=== EXERCISE DIRECTIONS ===
Scan the lines below for "nullptr" and copy the matches.

=== EXERCISE DATA ===
template <int VEC>
__device__ __forceinline__ void copy_one_frame(uint8_t* __restrict__ d, const uint8_t* __restrict__ s,
                                               int64_t bytes, int lane) {
  if constexpr (VEC == 16) {
    constexpr int U = 8;
    const int n = (int)(bytes >> 4);
    const uint4* a = reinterpret_cast<const uint4*>(s);
    uint4* x = reinterpret_cast<uint4*>(d);
    int base = 0;
    for (; base + 64 * U <= n; base += 64 * U) {
      const int i = base + lane;
      uint4 v[U];
#pragma unroll
      for (int u = 0; u < U; ++u) v[u] = a[i + 64 * u];
#pragma unroll
      for (int u = 0; u < U; ++u) st16_nt(x + i + 64 * u, v[u]);
    }
    if (base < n) {
      const int i = base + lane;
      uint4 v[U] = {};
#pragma unroll
      for (int u = 0; u < U; ++u)
        if (i + 64 * u < n) v[u] = a[i + 64 * u];
#pragma unroll
      for (int u = 0; u < U; ++u)
        if (i + 64 * u < n) st16_nt(x + i + 64 * u, v[u]);
    }
  } else if constexpr (VEC == 4) {
    const int n = (int)(bytes >> 2);
    const uint32_t* a = reinterpret_cast<const uint32_t*>(s);
    uint32_t* x = reinterpret_cast<uint32_t*>(d);
    for (int i = lane; i < n; i += 64) x[i] = a[i];
  } else {
    for (int64_t i = lane; i < bytes; i += 64) d[i] = s[i];
  }
}

template <int MODE, int VEC>
__global__ __launch_bounds__(256) void env_kernel(EnvArgs a) {
  const int lane = threadIdx.x & 63;
  const int e = uni(blockIdx.x * kEnvsPerBlock + (threadIdx.x >> 6));
  if (e >= a.n_envs) return;
  const int n_envs = a.n_envs;
  int32_t* st = a.st;

  int sc = st[ST_SCENE * n_envs + e];
  int s = st[ST_STATE * n_envs + e];
  int g = st[ST_GOAL * n_envs + e];
  int os = st[ST_OBS * n_envs + e];
  uint64_t rec_a1 = 0, rec_a2 = 0;
  int32_t rec_r1 = -1, rec_r2 = -1;
  if (MODE != MODE_STEP_HEADS && a.reuse) {
    rec_a1 = a.rec_addr[e];
    rec_a2 = a.rec_addr[n_envs + e];
    rec_r1 = a.rec_row[e];
    rec_r2 = a.rec_row[n_envs + e];
  }

  if constexpr (MODE == MODE_STEP || MODE == MODE_STEP_HEADS) {
    int t = st[ST_ELAPSED * n_envs + e];
    const SceneDev S = a.scenes[sc];
    int act;
    if (a.pol_out) {
      float lg[7], p[7], lp[7], H;
      if constexpr (MODE == MODE_STEP_HEADS) {
        const int kl = lane & 31;
        const float* x = a.head_x + (int64_t)e * 512;
        float4 xv[4];
#pragma unroll
        for (int i = 0; i < 4; ++i) xv[i] = *reinterpret_cast<const float4*>(x + 4 * kl + 128 * i);
        float sj[8], bj[8];
#pragma unroll
        for (int j = 0; j < 8; ++j) bj[j] = a.head_b[min(j, a.pol_A)];
#pragma unroll
        for (int j = 0; j < 8; ++j) {
          const float* w = a.head_w + (int64_t)min(j, a.pol_A) * 512;
          float s = 0.0f;
#pragma unroll
          for (int i = 0; i < 4; ++i) {
            const float4 wv = *reinterpret_cast<const float4*>(w + 4 * kl + 128 * i);
            s = fmaf(xv[i].x, wv.x, s);
            s = fmaf(xv[i].y, wv.y, s);
            s = fmaf(xv[i].z, wv.z, s);
            s = fmaf(xv[i].w, wv.w, s);
          }
          sj[j] = s;
        }
#pragma unroll
        for (int j = 0; j < 8; ++j) {
#pragma unroll
          for (int o = 16; o > 0; o >>= 1) sj[j] += __shfl_xor(sj[j], o, 32);
        }
#pragma unroll
        for (int j = 0; j < 8; ++j) {
          if (j <= a.pol_A) {
            const float v = sj[j] + bj[j];
            if (j < a.pol_A) lg[j] = v;
            if (lane == 0) a.head_out[(int64_t)e * 8 + j] = v;
          }
        }
      } else {
        for (int j = 0; j < a.pol_A; ++j) lg[j] = a.pol_out[(int64_t)e * 8 + j];
      }
      const uint64_t ctr = a.pctr + (a.pctr_dev ? (uint64_t)*a.pctr_dev : 0ull);
      act = uni(sample_action(lg, a.pol_A, a.pk0, a.pk1, ctr, (uint32_t)e, p, lp, H));
    } else {
      act = a.actions[e];
    }
    const bool bad = (unsigned)act > 3u;
    int nxt = -1;
    if (!bad) nxt = a.graph[((int64_t)S.graph_off + s) * 4 + act];
    const bool collided = nxt == -1;
    if (!collided) s = nxt;
    const bool terminal = (s == g);
    float r = S.r_step;
    if (terminal) r = S.r_goal;
    if (collided) r = S.r_coll;
    if (!terminal || S.terminal_obs) os = s;
    t += 1;
    const bool limit = a.max_steps > 0 && t >= a.max_steps;
    const bool done = terminal || limit;
    const float ret = a.ep_ret[e] + r;
    const int term_state = os;
    const int ep_len = t;
    float new_ret = ret;
    if (done && a.autoreset) {
      reset_env(a, e, lane, sc, s, g);
      os = s;
      t = 0;
      new_ret = 0.0f;
    }
    if (lane == 0) {
      st[ST_SCENE * n_envs + e] = sc;
      st[ST_STATE * n_envs + e] = s;
      st[ST_GOAL * n_envs + e] = g;
      st[ST_OBS * n_envs + e] = os;
      st[ST_ELAPSED * n_envs + e] = t;
      if (done && a.autoreset) st[ST_EPISODE * n_envs + e] += 1;
      a.ep_ret[e] = new_ret;
      if (bad) atomicOr(a.flags, (uint32_t)VN_FLAG_BAD_ACTION);
      if (a.reward) a.reward[e] = r;
      if (a.done) a.done[e] = done ? 1 : 0;
      if (a.state_out) a.state_out[e] = s;
      if (a.info_ret) a.info_ret[e] = ret;
      if (a.info_len) a.info_len[e] = ep_len;
      if (a.info_term) a.info_term[e] = term_state;
      if (a.info_trunc) a.info_trunc[e] = (limit && !terminal) ? 1 : 0;
      if (a.pol_out) {
        const float m = done ? 0.0f : 1.0f;
        a.act_out[e] = act;
        if (a.prev_action) a.prev_action[e] = act;
        if (a.prev_reward) a.prev_reward[e] = r;
        if (a.prev_mask) a.prev_mask[e] = m;
        if (a.mask_next) a.mask_next[e] = m;
        if (a.lra_next) {
          for (int j = 0; j < a.pol_A; ++j) a.lra_next[(int64_t)e * (a.pol_A + 1) + j] = j == act ? m : 0.0f;
          a.lra_next[(int64_t)e * (a.pol_A + 1) + a.pol_A] = r * m;
        }
        if (a.stats_env && done) {
          a.stats_env[e] += 1.0f;
          a.stats_env[n_envs + e] += ret;
          a.stats_env[2 * (int64_t)n_envs + e] += (float)ep_len;
        }
      }
    }
  } else if constexpr (MODE == MODE_RESET) {
    if (a.mask == nullptr || a.mask[e] != 0) {
      reset_env(a, e, lane, sc, s, g);
      os = s;
      if (lane == 0) {
        st[ST_SCENE * n_envs + e] = sc;
        st[ST_STATE * n_envs + e] = s;
        st[ST_GOAL * n_envs + e] = g;
        st[ST_OBS * n_envs + e] = os;
        st[ST_ELAPSED * n_envs + e] = 0;
        st[ST_EPISODE * n_envs + e] += 1;
        a.ep_ret[e] = 0.0f;
      }
    }
    return;
  } else {
    if (lane == 0 && a.state_out) a.state_out[e] = s;
  }

  const int64_t base = a.scenes[sc].row_base, comp = a.scenes[sc].comp_base;
  const int64_t img_row = base + os, goal_row = comp >= 0 ? comp + os : base + g;
  if (lane == 0) {
    if (a.info_img_row) a.info_img_row[e] = (int32_t)img_row;
    if (a.info_goal_row) a.info_goal_row[e] = (int32_t)goal_row;
  }
  if constexpr (MODE == MODE_STEP_HEADS) return;
  if (a.obs != nullptr && a.goal_out != nullptr) {
    const int64_t F = a.frame_bytes;
    uint8_t* d1 = a.obs + (int64_t)e * F;
    uint8_t* d2 = a.goal_out + (int64_t)e * F;
    const bool keep1 = a.reuse && rec_a1 == (uint64_t)d1 && rec_r1 == (int32_t)img_row;
    const bool keep2 = a.reuse && rec_a2 == (uint64_t)d2 && rec_r2 == (int32_t)goal_row;
    if (!keep1 && !keep2)
      copy_two_frames<VEC>(d1, a.arena + img_row * F, d2, a.arena + goal_row * F, F, lane);
    else if (!keep1)
      copy_one_frame<VEC>(d1, a.arena + img_row * F, F, lane);
    else if (!keep2)
      copy_one_frame<VEC>(d2, a.arena + goal_row * F, F, lane);
    if (lane == 0) {
      a.rec_addr[e] = (uint64_t)d1;
      a.rec_addr[n_envs + e] = (uint64_t)d2;
      a.rec_row[e] = (int32_t)img_row;
      a.rec_row[n_envs + e] = (int32_t)goal_row;
    }
  } else if (a.obs != nullptr || a.goal_out != nullptr) {
    const int64_t F = a.frame_bytes;
    const int k = a.obs ? 0 : 1;
    uint8_t* d = (k == 0 ? a.obs : a.goal_out) + (int64_t)e * F;
    const uint8_t* src = a.arena + (k == 0 ? img_row : goal_row) * F;
    for (int64_t i = lane; i < F; i += 64) d[i] = src[i];
    if (lane == 0) {
      a.rec_addr[k * n_envs + e] = (uint64_t)d;
      a.rec_row[k * n_envs + e] = (int32_t)(k == 0 ? img_row : goal_row);
      if (a.rec_addr[(1 - k) * n_envs + e] == (uint64_t)d) a.rec_addr[(1 - k) * n_envs + e] = 0;
    }
  }
}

=== RESULT OF THIS EXERCISE ===
    if (a.mask == nullptr || a.mask[e] != 0) {
  if (a.obs != nullptr && a.goal_out != nullptr) {
  } else if (a.obs != nullptr || a.goal_out != nullptr) {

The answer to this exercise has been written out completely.